To find the convergence of the series `sum_(n=2)^oo 1/(n(ln(n))^p) ` where `pgt0` (positive values of `p` ), we may apply integral test.
Integral test is applicable if f is positive, continuous, and decreasing function on an interval and let `a_n=f(x)` . Then the infinite series` sum_(n=1)^oo a_n` converges if and only if the improper integral `int_1^oo f(x) dx ` converges to a real number. If the integral diverges then the series also diverges.

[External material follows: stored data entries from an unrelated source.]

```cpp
void emit_rows(JobCtx *e, Grid g, Lattice L, const JobParams &jp, OutRows out, uint64_t rows) {
  const int kind = jp.algo == TAD_ALGO_EWMA ? 0 : (jp.algo == TAD_ALGO_ARIMA ? 1 : (jp.algo == TAD_ALGO_DROP ? 3 : (jp.lazy_sigma ? 4 : 2)));
  if (kind == 4 && !jp.all_points &&
      launch_emit_dbscan_list(e->stream, g, L, e->aux.p, static_cast<const uint32_t *>(e->n_anom.p), static_cast<const unsigned long long *>(e->off.p), out))
    return;
  launch_emit(e->stream, g, L, kind, jp.all_points, jp.alpha, static_cast<const double *>(e->sigma.p),
              static_cast<const uint32_t *>(e->n_pts.p), static_cast<const double *>(kind == 3 ? e->key_mean.p : e->calc.p),
              static_cast<const unsigned long long *>(e->off.p), out, rows, e->plan.ewma_emit, e->plan.ewma_emit_rows);
}

}

namespace {

int make_result(JobCtx *e, uint64_t rows, bool with_anomaly, tad_mem out_memory, ResultPriv **out, OutRows *dev_rows,
                ResultBlock *dev_block) {
  ResultPriv *rp = new (std::nothrow) ResultPriv();
  if (!rp) return fail(e, TAD_ERR_OUT_OF_MEMORY, "out of host memory");
  memset(rp, 0, sizeof *rp);
  const size_t bytes = result_bytes(rows, with_anomaly);
  int rc = alloc_device_block(e, bytes, dev_block);
  if (rc != TAD_OK) { delete rp; return rc; }
  carve(dev_block->base, rows, with_anomaly, dev_rows);
  rp->pub.n_rows = rows;
  rp->pub.memory = out_memory;
  *out = rp;
  return TAD_OK;
}
// ... 682 lines not shown
  HIP_TRY(e, hipEventRecord(e->ev[0], s));
  if (depth == 0) HIP_TRY(e, hipEventRecord(e->ev[6], s));
  int lat_mode = cols->n_buckets > 0 ? 0 : 1;
  Lattice L = make_lattice(cols->t0, lat_mode == 0 ? cols->step : 1, cols->n_buckets);
  bool empty = (n == 0 || K == 0);
  const tad_plan plan = e->plan;
  const bool force_v1 = plan.stage0 == 1;
  const bool force_v2 = plan.stage0 == 2;
  const bool has2 = cols->key_id2 != nullptr;
  bool force_v1_retry = false;
  bool force_wide_tiles = plan.tile_cells == 1;
  bool force_exact_hist = plan.histogram == 1;
  bool learnt_exact_hist = false, probing_sampled_hist = false;
  bool kh_rejected = false;
  bool sparse_lsd = plan.sparse_sort == 1;
  {
    const JobCtx::Learnt &lt = e->learnt;
    if (depth == 0 && lt.valid && lt.n == n && lt.K == K && lt.has2 == has2 && lt.algo == (int)job->algo && lt.op == (int)op_max) {
      if (lt.exact_hist) {
        if (lt.exact_uses >= lt.exact_backoff) probing_sampled_hist = true;
        else { force_exact_hist = true; learnt_exact_hist = true; }
      }
      if (lt.wide_tiles) force_wide_tiles = true;
    }
  }
  for (int attempt = 0; attempt < 11; ++attempt) {
    const bool hinted = lat_mode == 0;
    HIP_TRY(e, hipMemsetAsync(ctr, 0, kTailMoments, s));
    jp.settled = false;
    bool narrow_tiles = false;
    PartPlan pl{};
    bool v2 = !empty && !force_v1 && !force_v1_retry && (force_v2 || n >= (1ull << 22)) && part_plan_bins(n, K, has2, &pl);
    if (v2 && e->hold) e->hold->acquire();
    if ((rc = ensure(e, e->meta, sizeof(MetaPartial) * kMetaBlocks)) != TAD_OK) return rc;
    int meta_blocks = 0;
    bool hist_sampled = false;
    const tad_key_hist *kh = cols->key_hist;
    bool use_kh = v2 && depth == 0 && !kh_rejected && kh != nullptr && kh->bins != nullptr && lat_mode != 2 && kh->n_rows == n && kh->num_keys == K &&
                  kh->sides == (has2 ? 2u : 1u) && kh->workgroups == (uint32_t)pl.G && kh->nbins == pl.nbins && kh->shift == (uint32_t)pl.shift_bin &&
                  kh->chunk_rows == pl.chunk && rf.end_time == 0 && !(d_ts != nullptr && rf.start_time != 0);
    const uint32_t *binhist = nullptr;
    if (v2) {
      if ((rc = ensure(e, e->binhist, (size_t)pl.G * pl.nbins * 4)) != TAD_OK) return rc;
      hist_sampled = launch_meta_hist(s, (const uint64_t *)d_key, (const uint64_t *)d_key2, (const int64_t *)d_te, (const int64_t *)d_ts, n, K, rf,
                                      pl, static_cast<MetaPartial *>(e->meta.p), static_cast<uint32_t *>(e->binhist.p), ctr, cw,
                                      use_kh ||
// ... 495 lines not shown
        for (uint64_t i = 0; i < rows; ++i) st.n_anomalies += a[i];
      }
    }
    hipEventElapsedTime(&st.ms_meta, e->ev[0], e->ev[1]);
    hipEventElapsedTime(&st.ms_stage0, e->ev[1], e->ev[5]);
    hipEventElapsedTime(&st.ms_scatter, e->ev[2], e->ev[3]);
    hipEventElapsedTime(&st.ms_detect, e->ev[5], e->ev[4]);
    st.stage0_path = sparse ? (sp_part ? 8 : 4) : (v2 ? (pl.wc_cap ? 3 : 2) : 1);
    st.stage0_attempts = attempt + 1;
    st.hist_sampled = (v2 && hist_sampled) ? 1 : (use_kh ? 2 : 0);
    st.host_syncs = (hinted || empty) ? 2 : 3;
    st.job_context = e->index;
    st.arima_relaunches = e->arima_relaunches;
    hipEventElapsedTime(&st.ms_total, e->ev[0], e->ev[4]);
    if (depth == 0 && !points_mode && !stream) {
      JobCtx::Learnt &w = e->learnt;
      const bool exact_now = force_exact_hist && plan.histogram != 1;
      if (learnt_exact_hist) w.exact_uses++;
      else if (probing_sampled_hist) { w.exact_uses = 0; w.exact_backoff = exact_now ? (w.exact_backoff < 64 ? w.exact_backoff * 2 : 64) : 8; }
      else { w.exact_uses = 0; w.exact_backoff = 8; }
      w.valid = true; w.n = n; w.K = K; w.has2 = has2; w.algo = (int)job->algo; w.op = (int)op_max;
      w.exact_hist = exact_now;
      w.wide_tiles = force_wide_tiles && plan.tile_cells != 1;
    }
    strncpy(rp->pub.id, job->id, sizeof rp->pub.id - 1);
    if (stream && g.K) {
      unsigned long long added = 0;
      memcpy(&added, e->tail_host + kTailHistLen, 8);
      if (stream->history) stream->hist_len[stream->cur ^ 1] = stream->hist_len[stream->cur] + added;
      if (stream->series) stream->ser_len[stream->cur ^ 1] = stream->ser_len[stream->cur] + added;
      stream->cur ^= 1;
    }
    if (depth == 0) e->done.store(4);
    *out = &rp->pub;
    return TAD_OK;
  }
  return fail(e, TAD_ERR_HIP, "internal error: Stage 0 did not settle on a lattice / strategy after 6 attempts");
}

int sparse_points_direct(JobCtx *e, uint64_t n_rows_in, uint64_t rows_used, Lattice L, uint64_t P, DevCounters *ctr, tad_mem out_memory,
                         tad_points **points_out) {
  hipStream_t s = e->stream;
  int rc;
  if ((rc = ensure(e, e->counters, kTailBytes)) != TAD_OK) return rc;
  PointsPriv *pp = new (std::nothrow) PointsPriv();
  if (!pp) return fail(e, TAD_ERR_OUT_OF_MEMORY, "out of host memory");
// ... 828 lines not shown
```

### theia_amd/csrc/tad_engine.cpp

```cpp
#include "tad_engine.h"

using namespace tad;
using namespace tadh;

namespace tadh {

thread_local std::string g_static_err;

bool plan_ok(const tad_plan &p) {
  return p.stage0 >= 0 && p.stage0 <= 2 && p.partition_pass >= 0 && p.partition_pass <= 3 && p.histogram >= 0 && p.histogram <= 2 && p.sparse >= 0 &&
         p.sparse <= 2 && p.sparse_classes >= 0 && p.sparse_classes <= 1 && p.ewma_emit >= 0 && p.ewma_emit <= 1 && p.ewma_emit_rows <= 4096 && p.tile_cells >= 0 && p.tile_cells <= 1 && p.sparse_sort >= 0 && p.sparse_sort <= 2 && p.reserved0 == 0 && p.reserved1 == 0;
}

int vfail(tad_engine *e, int code, const char *fmt, va_list ap) {
  char buf[512];
  vsnprintf(buf, sizeof buf, fmt, ap);
  if (e) {
    std::lock_guard<std::mutex> lk(e->err_mu);
    e->err = buf;
  } else {
    g_static_err = buf;
  }
  return code;
}
int fail(tad_engine *e, int code, const char *fmt, ...) {
  va_list ap;
  va_start(ap, fmt);
  const int rc = vfail(e, code, fmt, ap);
  va_end(ap);
  return rc;
}
int fail(JobCtx *c, int code, const char *fmt, ...) {
  va_list ap;
  va_start(ap, fmt);
// ... 404 lines not shown
```

### theia_amd/csrc/tad_engine.h

```cpp
#ifndef THEIA_TAD_ENGINE_H
#define THEIA_TAD_ENGINE_H

#include <atomic>
#include <chrono>
#include <condition_variable>
#include <cstdarg>
#include <cstdio>
#include <cstdlib>
#include <cstring>
#include <mutex>
#include <new>
#include <string>
#include <thread>
#include <vector>

#include "tad_internal.h"

struct DevBuf {
  void *p = nullptr;
  size_t cap = 0;
};

struct FreeBlock {
  void *p;
// ... 21 lines not shown
  int *pause_dev = nullptr;
  hipStream_t signal_stream = nullptr;
  std::mutex pool_mu;
  std::vector<FreeBlock> free_blocks;
};

struct PauseHold;
struct JobCtx {
  tad_engine *eng = nullptr;
  PauseHold *hold = nullptr;
  int index = 0;
  bool busy = false;
  int device = 0;
  hipStream_t stream = nullptr;
  hipStream_t stream_normal = nullptr, stream_low = nullptr;
  bool own_streams = false;
  uint64_t ws_limit = 0;
  tad_plan plan{};
  std::atomic<int32_t> done{0}, total{0};
  char id[64] = {};
  DevBuf grid_val, grid_flag, sigma, n_pts, n_anom, off, scan_scratch, calc, counters, meta, aux, key_mean, key_m2;
  DevBuf in_key, in_key2, in_te, in_ts, in_val;
  DevBuf rcp_table;
  uint64_t rcp_n = 0;
  DevBuf binhist, part_total, part_start, part_offs32, recs, ovf, slices;
  DevBuf sp_comp_a, sp_comp_b, sp_val_a, sp_val_b, sp_temp, sp_first, sp_times;
  DevBuf sp_cls;
  DevBuf hs_key, hs_t, hs_val, hs_sorted, hs_noise, hs_cnt, hs_row, hs_koff, hs_kcnt;
  DevBuf wv_key, wv_pts;
  DevBuf mg_pts, mg_keys, mg_hist;
  struct MergeCall *merge = nullptr;
  DevBuf as_key, as_pt, as_ser, as_fit, as_pos, as_ws;
  int arima_relaunches = 0;
  bool sp_by_partition = false;
  DevBuf part_fin;
  DevBuf ovf_keys;
  hipEvent_t ev[8] = {};
  tad::MetaPartial *meta_host = nullptr;
  unsigned char *tail_host = nullptr;
  tad::DevCounters *ctr_host = nullptr;
  unsigned long long *total_host = nullptr;
  tad::Moments *moments_host = nullptr;
  struct Learnt {
    bool valid = false;
    uint64_t n = 0, K = 0;
    bool has2 = false;
    int algo = 0, op = 0;
    bool exact_hist = false;
    uint32_t exact_uses = 0, exact_backoff = 8;
    bool wide_tiles = false;
  } learnt;
};

struct MergeCall {
  int64_t keep_from = 0;
  tad_merge_stats stats{};
  bool changed = false;
  uint64_t added = 0;
};

struct tad_state {
  uint64_t K = 0;
  void *block[2] = {nullptr, nullptr};
  int cur = 0;
  bool history = false;
  unsigned long long *hist_off[2] = {nullptr, nullptr};
  unsigned long long *hist_val[2] = {nullptr, nullptr};
  uint64_t hist_cap[2] = {0, 0};
  uint64_t hist_len[2] = {0, 0};
  bool series = false;
  unsigned long long *ser_off[2] = {nullptr, nullptr};
  unsigned long long *ser_val[2] = {nullptr, nullptr};
  uint64_t ser_cap[2] = {0, 0};
// ... 38 lines not shown

constexpr int kMetaBlocks = 2048;
constexpr int kSampleBlockShift = 7;
constexpr int kDefaultJobsInFlight = 4;
constexpr int kMaxJobsInFlight = 16;
constexpr uint32_t kOverflowCap = 1u << 20;

bool plan_ok(const tad_plan &p);
int fail(tad_engine *e, int code, const char *fmt, ...);
int fail(JobCtx *c, int code, const char *fmt, ...);
int fail(std::nullptr_t, int code, const char *fmt, ...);

#define HIP_TRY(e, call)                                                                         \
  do {                                                                                           \
    hipError_t err__ = (call);                                                                   \
    if (err__ != hipSuccess)                                                                     \
      return fail((e), err__ == hipErrorOutOfMemory ? TAD_ERR_OUT_OF_MEMORY : TAD_ERR_HIP,       \
                  "%s failed: %s (%s:%d)", #call, hipGetErrorString(err__), __FILE__, __LINE__); \
  } while (0)


template <typename F> void for_each_buf(JobCtx *c, F f) {
  DevBuf *bufs[] = {&c->grid_val, &c->grid_flag, &c->sigma, &c->n_pts, &c->n_anom, &c->off, &c->scan_scratch, &c->calc, &c->counters, &c->meta, &c->aux,
                    &c->key_mean, &c->key_m2, &c->rcp_table, &c->binhist, &c->part_total, &c->part_start, &c->part_offs32, &c->recs, &c->ovf, &c->slices,
                    &c->sp_comp_a, &c->sp_comp_b, &c->sp_val_a, &c->sp_val_b, &c->sp_temp, &c->sp_first, &c->sp_times, &c->sp_cls, &c->part_fin, &c->ovf_keys,
                    &c->in_key, &c->in_key2, &c->in_te, &c->in_ts, &c->in_val,
                    &c->hs_key, &c->hs_t, &c->hs_val, &c->hs_sorted, &c->hs_noise, &c->hs_cnt, &c->hs_row, &c->hs_koff, &c->hs_kcnt,
                    &c->mg_pts, &c->mg_keys, &c->mg_hist,
                    &c->wv_key, &c->wv_pts,
                    &c->as_key, &c->as_pt, &c->as_ser, &c->as_fit, &c->as_pos, &c->as_ws};
  for (DevBuf *b : bufs) f(*b);
}

void drop_buffers(JobCtx *c);
void trim_idle(tad_engine *eng, JobCtx *self);
int ensure(JobCtx *e, DevBuf &b, size_t bytes);
void preload_code_objects();
JobCtx *ctx_create(tad_engine *eng, bool first);
void ctx_destroy(JobCtx *c);

struct Lease {
  tad_engine *eng;
  JobCtx *c = nullptr;
  Lease(tad_engine *eng_, const char *id = nullptr, bool low_priority = false) : eng(eng_) {
    std::unique_lock<std::mutex> lk(eng->mu);
    for (;;) {
      for (JobCtx *x : eng->ctxs)
// ... 51 lines not shown
void carve(void *base, uint64_t rows, bool with_anomaly, OutRows *o);
int alloc_device_block(JobCtx *e, size_t bytes, ResultBlock *rb);

struct ResultPriv {
  tad_result pub;
  void *block;
  size_t block_cap;
};

struct PointsPriv {
  tad_points pub;
  void *block;
  size_t block_cap;
};

struct JobParams {
  tad_algo algo;
  double alpha, eps;
  int min_samples, maxiter;
  double drop_nsigma;
  int drop_min_samples;
  bool all_points;
  bool lazy_sigma = false;
  bool settled = false;
};

int ensure_rcp_table(JobCtx *e, uint64_t T);
int ensure_key_buffers(JobCtx *e, uint64_t K);
void emit_rows(JobCtx *e, Grid g, Lattice L, const JobParams &jp, OutRows out, uint64_t rows = 0);

}

#endif
```

### theia_amd/csrc/tad_internal.h

```cpp
#pragma once
#include <hip/hip_runtime.h>
#include <stdint.h>
#include <type_traits>

#include "tad.h"

namespace tad {

struct Lattice {
  int64_t t0;
  int64_t step;
  uint64_t nb;
  uint64_t magic;
  int mode;
};

struct Grid {
  unsigned long long *val;
  uint8_t *flag;
  uint64_t K;
  uint64_t T;
  const long long *times;
};

// ... 172 lines not shown
  return r;
}

#endif

void launch_key_sigma(hipStream_t s, Grid g, double alpha, bool ewma_count, const double *rcp, double *sigma,
                      uint32_t *n_pts, uint32_t *n_anom, DevCounters *ctr, double *key_mean, double *key_m2);
static constexpr int kMomentBlocks = 128;
void launch_moments(hipStream_t s, uint64_t K, const uint32_t *n_pts, const double *key_mean,
                    const double *key_m2, Moments *partials, DevCounters *ctr = nullptr);
void launch_count_flags(hipStream_t s, Grid g, bool all_points, uint32_t *n_anom);
void launch_scan(hipStream_t s, const uint32_t *cnt, unsigned long long *off, uint64_t K,
                 unsigned long long *scratch, unsigned long long *total_copy = nullptr);
size_t scan_scratch_elems(uint64_t K);
void launch_scan_moments(hipStream_t s, const uint32_t *cnt, unsigned long long *off, uint64_t K, unsigned long long *scratch,
                         unsigned long long *total_copy, const uint32_t *n_pts, const double *key_mean, const double *key_m2, Moments *partials,
                         DevCounters *ctr);
void launch_emit(hipStream_t s, Grid g, Lattice lat, int kind, bool all_points, double alpha,
                 const double *sigma, const uint32_t *n_pts, const double *calc,
                 const unsigned long long *off, OutRows out, uint64_t rows_hint = 0,
                 int ewma_emit = 0, uint32_t ewma_emit_rows = 0);
void launch_emit_points(hipStream_t s, Grid g, Lattice lat, const unsigned long long *off, unsigned long long *out_key,
                        long long *out_t, unsigned long long *out_val);
struct StreamState {
  uint32_t *n;
  double *avg, *m2, *ewma;
  long long *last_t;
  unsigned char *seen;
};
struct StreamAcc {
  uint32_t n;
  double cnt, avg, m2, e;
  long long last_t;
  bool seen;
};

__device__ __forceinline__ StreamAcc stream_load(const StreamState &cur, uint64_t k) {
  const uint32_t n = cur.n[k];
  return StreamAcc{n, (double)n, cur.avg[k], cur.m2[k], cur.ewma[k], cur.last_t[k], cur.seen[k] != 0};
}
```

For the infinte series series `sum_(n=2)^oo 1/(n(ln(n))^p)` , we have:
`a_n =1/(n(ln(n))^p)`
Then,` f(x) =1/(x(ln(x))^p).`
The `f(x)` satisfies the conditions for integral test based on the following reasons:
-` f(x)` is continuous since` x(ln(x))^p !=0` for any x-value on the interval `[2,oo)`
-` f(x)` is positive since `1/(x(ln(x))^p)gt0 ` for any x-value on the interval `[2,oo).`
-` f(x)` is decreasing since `f'(x)` is negative for large value of `x` . It eventually decreases at the tail of the series.
To evaluate the convergence of the series using integral test, we set-up the improper integral as:
`int_2^oo 1/(x(ln(x))^p)dx`
Apply u-substitution by letting: `u=ln(x)` `u=ln(x)` then `du = 1/xdx` , `a=ln(2)` and `b=oo` .

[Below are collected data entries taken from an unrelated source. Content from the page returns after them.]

struct Hpx {
    int64_t nside, npix, ncap;
    double fact1, fact2;
};
// ... 1531 lines not shown
    const int tid = threadIdx.x;
    const int lane = tid & (kWave - 1);
    const int wid = __builtin_amdgcn_readfirstlane(tid / kWave);
    if (MODE != MODE_COUNT)
        for (int i = tid; i < acc_n; i += kWave * kWavesPerBlock) acc[i] = 0.0;
    if (tid == 0) *next_chunk = 0;
    if (tid < T.BR && i0 + tid < i1) {
        const int ring = i0 + tid;
        int64_t st, n64; bool shf;
        TileRow tr;
        ring_info_small(h, ring, st, n64, shf);
        ring_z_sth(h, ring, tr.z, tr.sth);
        tr.nr = (int)n64; tr.shifted = shf ? 1 : 0;
        tr.dphi = kTwoPi / (double)tr.nr;
        tr.fnr = (double)n64 * kInvTwoPi;
        tr.ks = tile_ks(tj, tr.nr, nphi); tr.ke = tile_ks(tj + 1, tr.nr, nphi);
        rowtab[tid] = tr;
    }
    __syncthreads();

    const int e0 = tile_start[tile];
    int64_t e1 = tile_start[tile + 1];
    if (e1 > capacity) e1 = capacity;
    const int ne = (int)(e1 > e0 ? e1 - e0 : 0);
    const int chunk = max(1, min(kChunk, (ne + kWavesPerBlock - 1) / kWavesPerBlock));
    const int nchunks = (ne + chunk - 1) / chunk;
    TileWaveLds &L = wl[wid];
    unsigned long long npairs = 0;

    while (true) {
        int c = 0;
        if (lane == 0) c = atomicAdd(next_chunk, 1);
        c = __shfl(c, 0, kWave);
        if (c >= nchunks) break;

        int nrows = 0;
        if (lane < chunk && c * chunk + lane < ne) {
            const int hidx = entries[e0 + c * chunk + lane];
            const HaloRec &r = recs[hidx];
            RingSlot rs;
            rs.z0 = r.z0; rs.xa = r.xa; rs.cosr = r.cosr; rs.phi0 = r.phi0;
            rs.irmin = r.irmin; rs.irmax = r.irmax; rs.fb = r.fb; rs.hidx = hidx;
            if (r.fb) { nrows = 4; rs.ring_lo = 0; }
            else {
                const int lo = max(r.rfirst, i0), hi = min(r.rlast, i1 - 1);
                nrows = max(0, hi - lo + 1);
                rs.ring_lo = lo;
            }
            rs.prefix = 0;
            L.ring[lane] = rs;
            load_pair_halo<NC>(L.pair[lane], r, hidx, rowsx);
        }
        const int incl_e = wave_scan_incl(nrows, lane);
        const int total_rows = __shfl(incl_e, kWave - 1, kWave);
        if (lane < kChunk) L.ring[lane].prefix = incl_e - nrows;
        __builtin_amdgcn_wave_barrier();

        for (int rb = 0; rb < total_rows; rb += kWave) {
            const int R = rb + lane;
            int firstA = 0, cntA = 0, firstB = 0, cntB = 0, nr = 1, ldsbase = 0, es = 0;
            double z = 0.0, sth = 0.0, shift = 0.0, dphv = 0.0;
            if (R < total_rows) {
                int e = 0;
#pragma unroll
                for (int st = kChunk >> 1; st > 0; st >>= 1)
                    if (L.ring[e + st].prefix <= R) e += st;
                es = e;
                const RingSlot &rs = L.ring[e];
                const int q = R - rs.prefix;
                if (rs.fb) {
                    const HaloRec &hr = recs[rs.hidx];
                    const int ring = hr.fb_ring[q], fk = hr.fb_k[q];
                    if (ring >= i0 && ring < i1) {
                        const TileRow &tr = rowtab[ring - i0];
                        z = tr.z; sth = tr.sth; nr = tr.nr; shift = tr.shifted ? 0.5 : 0.0; dphv = tr.dphi;
                        if (fk >= tr.ks && fk < tr.ke) { firstA = fk; cntA = 1; }
                        ldsbase = (ring - i0) * T.W - tr.ks;
                    }
                } else {
                    const int ring = rs.ring_lo + q;
                    const TileRow &tr = rowtab[ring - i0];
                    int slo, scnt;
                    disc_row_span(tr.nr, tr.shifted != 0, tr.z, tr.fnr, ring, rs.z0, rs.xa, rs.cosr, rs.phi0, rs.irmin, rs.irmax, slo, scnt);
                    nr = tr.nr; z = tr.z; sth = tr.sth; shift = tr.shifted ? 0.5 : 0.0; dphv = tr.dphi;
                    const int ks = tr.ks, ke = tr.ke;
                    const int endA = min(slo + scnt, nr);
                    firstA = max(slo, ks);
                    cntA = max(0, min(endA, ke) - firstA);
                    const int endB = slo + scnt - nr;
                    firstB = ks;
                    cntB = max(0, min(endB, ke) - firstB);
                    ldsbase = (ring - i0) * T.W - ks;
                }
            }
            const int cnt = cntA + cntB;
            const int incl = wave_scan_incl(cnt, lane);
            const int total = __shfl(incl, kWave - 1, kWave);
            npairs += (unsigned long long)total;
            if (MODE != MODE_COUNT && total > 0) {
                const int nwords = (total + kWave - 1) / kWave + 2;
                for (int wI = lane; wI < nwords; wI += kWave) L.mask[wI] = 0ull;
                __builtin_amdgcn_wave_barrier();
                const unsigned long long ne = __ballot(cnt > 0);
                const unsigned long long lt = (1ull << lane) - 1ull;
                if (cnt > 0) {
                    const int slot = __popcll(ne & lt);
                    const int pre = incl - cnt;
                    L.prefix[slot] = pre;
                    L.firstA[slot] = firstA; L.cntA[slot] = cntA; L.firstB[slot] = firstB;
                    L.ldsbase[slot] = ldsbase; L.eslot[slot] = es;
                    L.z[slot] = z; L.sth[slot] = sth;
                    L.dphi[slot] = dphv; L.xoff[slot] = shift * dphv - L.pair[es].phi0;
                    atomicOr(&L.mask[pre >> 6], 1ull << (pre & 63));
                }
                __builtin_amdgcn_wave_barrier();

                const unsigned long long le = lt | (1ull << lane);
                const bool fastok = pt.r_uniform != 0;
                int base = 0;
                for (int T0 = 0; T0 < total; T0 += 2 * kWave) {
                    const unsigned long long mA = L.mask[T0 >> 6], mB = L.mask[(T0 >> 6) + 1];
                    const int tA = T0 + lane, tB = T0 + kWave + lane;
                    const bool actA = tA < total, actB = tB < total;
                    const int rowA = actA ? base + __popcll(mA & le) - 1 : 0;
                    base += __popcll(mA);
                    const int rowB = actB ? base + __popcll(mB & le) - 1 : 0;
                    base += __popcll(mB);
                    int kA, kB; double xA, xB;
                    {
                        const int jj = tA - L.prefix[rowA], ca = L.cntA[rowA];
                        kA = (jj < ca) ? (L.firstA[rowA] + jj) : (L.firstB[rowA] + (jj - ca));
                        xA = fold_dphi(__builtin_fma((double)kA, L.dphi[rowA], L.xoff[rowA]));
                    }
                    {
                        const int jj = tB - L.prefix[rowB], ca = L.cntA[rowB];
                        kB = (jj < ca) ? (L.firstA[rowB] + jj) : (L.firstB[rowB] + (jj - ca));
                        xB = fold_dphi(__builtin_fma((double)kB, L.dphi[rowB], L.xoff[rowB]));
                    }
                    const PairH &hA = L.pair[L.eslot[rowA]], &hB = L.pair[L.eslot[rowB]];
                    double vA[3], vB[3];
                    bool okA, okB;
                    const bool small = (!actA || fabs(xA) <= 0.5) && (!actB || fabs(xB) <= 0.5);
                    if (fastok && __all(small)) {
                        if (MODE == MODE_OFFSETS && sizeof(ACC) == 4) {
                            okA = pair_value_fast32<NC>(pt, hA, L.z[rowA], L.sth[rowA], xA, vA);
                            okB = pair_value_fast32<NC>(pt, hB, L.z[rowB], L.sth[rowB], xB, vB);
                        } else {
                            okA = pair_value_fast<MODE, NC>(pt, hA, L.z[rowA], L.sth[rowA], xA, vA);
                            okB = pair_value_fast<MODE, NC>(pt, hB, L.z[rowB], L.sth[rowB], xB, vB);
                        }
                    } else {
                        okA = okB = false;
#pragma unroll 1
                        for (int pass = 0; pass < 2; ++pass) {
                            const PairH &hh = pass ? hB : hA;
                            const int rw = pass ? rowB : rowA;
                            double vv[3] = {0.0, 0.0, 0.0};
                            const bool ok = pair_value<MODE, NC>(pt, hh, L.z[rw], L.sth[rw], (pass ? xB : xA) + hh.phi0, vv);
                            if (pass) { okB = ok; vB[0] = vv[0]; vB[1] = vv[1]; vB[2] = vv[2]; }
                            else { okA = ok; vA[0] = vv[0]; vA[1] = vv[1]; vA[2] = vv[2]; }
                        }
                    }
                    if (actA && okA) {
                        double *o = acc + NCOMP * (L.ldsbase[rowA] + kA);
                        for (int cc = 0; cc < NCOMP; ++cc) atomicAdd(o + cc, vA[cc]);
                    }
                    if (actB && okB) {
                        double *o = acc + NCOMP * (L.ldsbase[rowB] + kB);
                        for (int cc = 0; cc < NCOMP; ++cc) atomicAdd(o + cc, vB[cc]);
                    }
                }
            }
            __builtin_amdgcn_wave_barrier();
        }
    }
    __syncthreads();

    if (MODE == MODE_COUNT) {
        if (lane == 0 && npairs) atomicAdd(pair_total, npairs);
        continue;
    }
    float mcomp = 0.0f;
    for (int rr = wid; rr < i1 - i0; rr += kWavesPerBlock) {
        const int ring = i0 + rr;
        int64_t st, n64; bool shf;
        ring_info_small(h, ring, st, n64, shf);
        const int nr = (int)n64;
        const int ks = tile_ks(tj, nr, nphi), ke = tile_ks(tj + 1, nr, nphi);
        const int n = (ke - ks) * NCOMP;
        ACC *dst = out + NCOMP * (st + ks);
        const double *src = acc + NCOMP * rr * T.W;
        for (int x = lane; x < n; x += kWave) { const ACC v = (ACC)src[x]; dst[x] = v; mcomp = fmaxf(mcomp, fabsf((float)v)); }
    }
    if (MODE == MODE_OFFSETS && omax2 != nullptr) {
#pragma unroll
        for (int sft = kWave >> 1; sft > 0; sft >>= 1) mcomp = fmaxf(mcomp, __shfl_down(mcomp, sft, kWave));
        if (lane == 0 && mcomp > 0.0f) atomicMax(omax2 + tile, __float_as_uint(3.0f * mcomp * mcomp * 1.0001f));
    }
    __syncthreads();
    }
}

`int_(ln(2))^oo 1/(x(ln(x))^p) dx=int_(ln(2))^oo 1/(ln(x))^p *1/xdx`
`= int_(ln(2))^oo 1/u^pdu`
` =int_(ln(2))^oo u^-p dx`
`= u^(-p+1)/(-p+1)|_(ln(2))^oo `
`=u^(-(p-1))/(-p+1)|_(ln(2))^oo`
`=1/(u^(p-1)(-p+1))|_(ln(2))^oo`
Apply definite integral formula: ` F(x)|a^b = F(b)-F(a)` .
`1/(u^(p-1)(-p+1))|_(ln(2))^oo=1/(oo^(p-1)(-p+1))-1/((ln(2))^(p-1)(-p+1))`
`= 1/oo-1/(-p+1)1/(ln(2))^(p-1)`
` =0-1/(-p+1)1/(ln(2))^(p-1)`
` =1/(-p+1)1/(ln(2))^(p-1)`
The integral converges to a real number when `pgt1` .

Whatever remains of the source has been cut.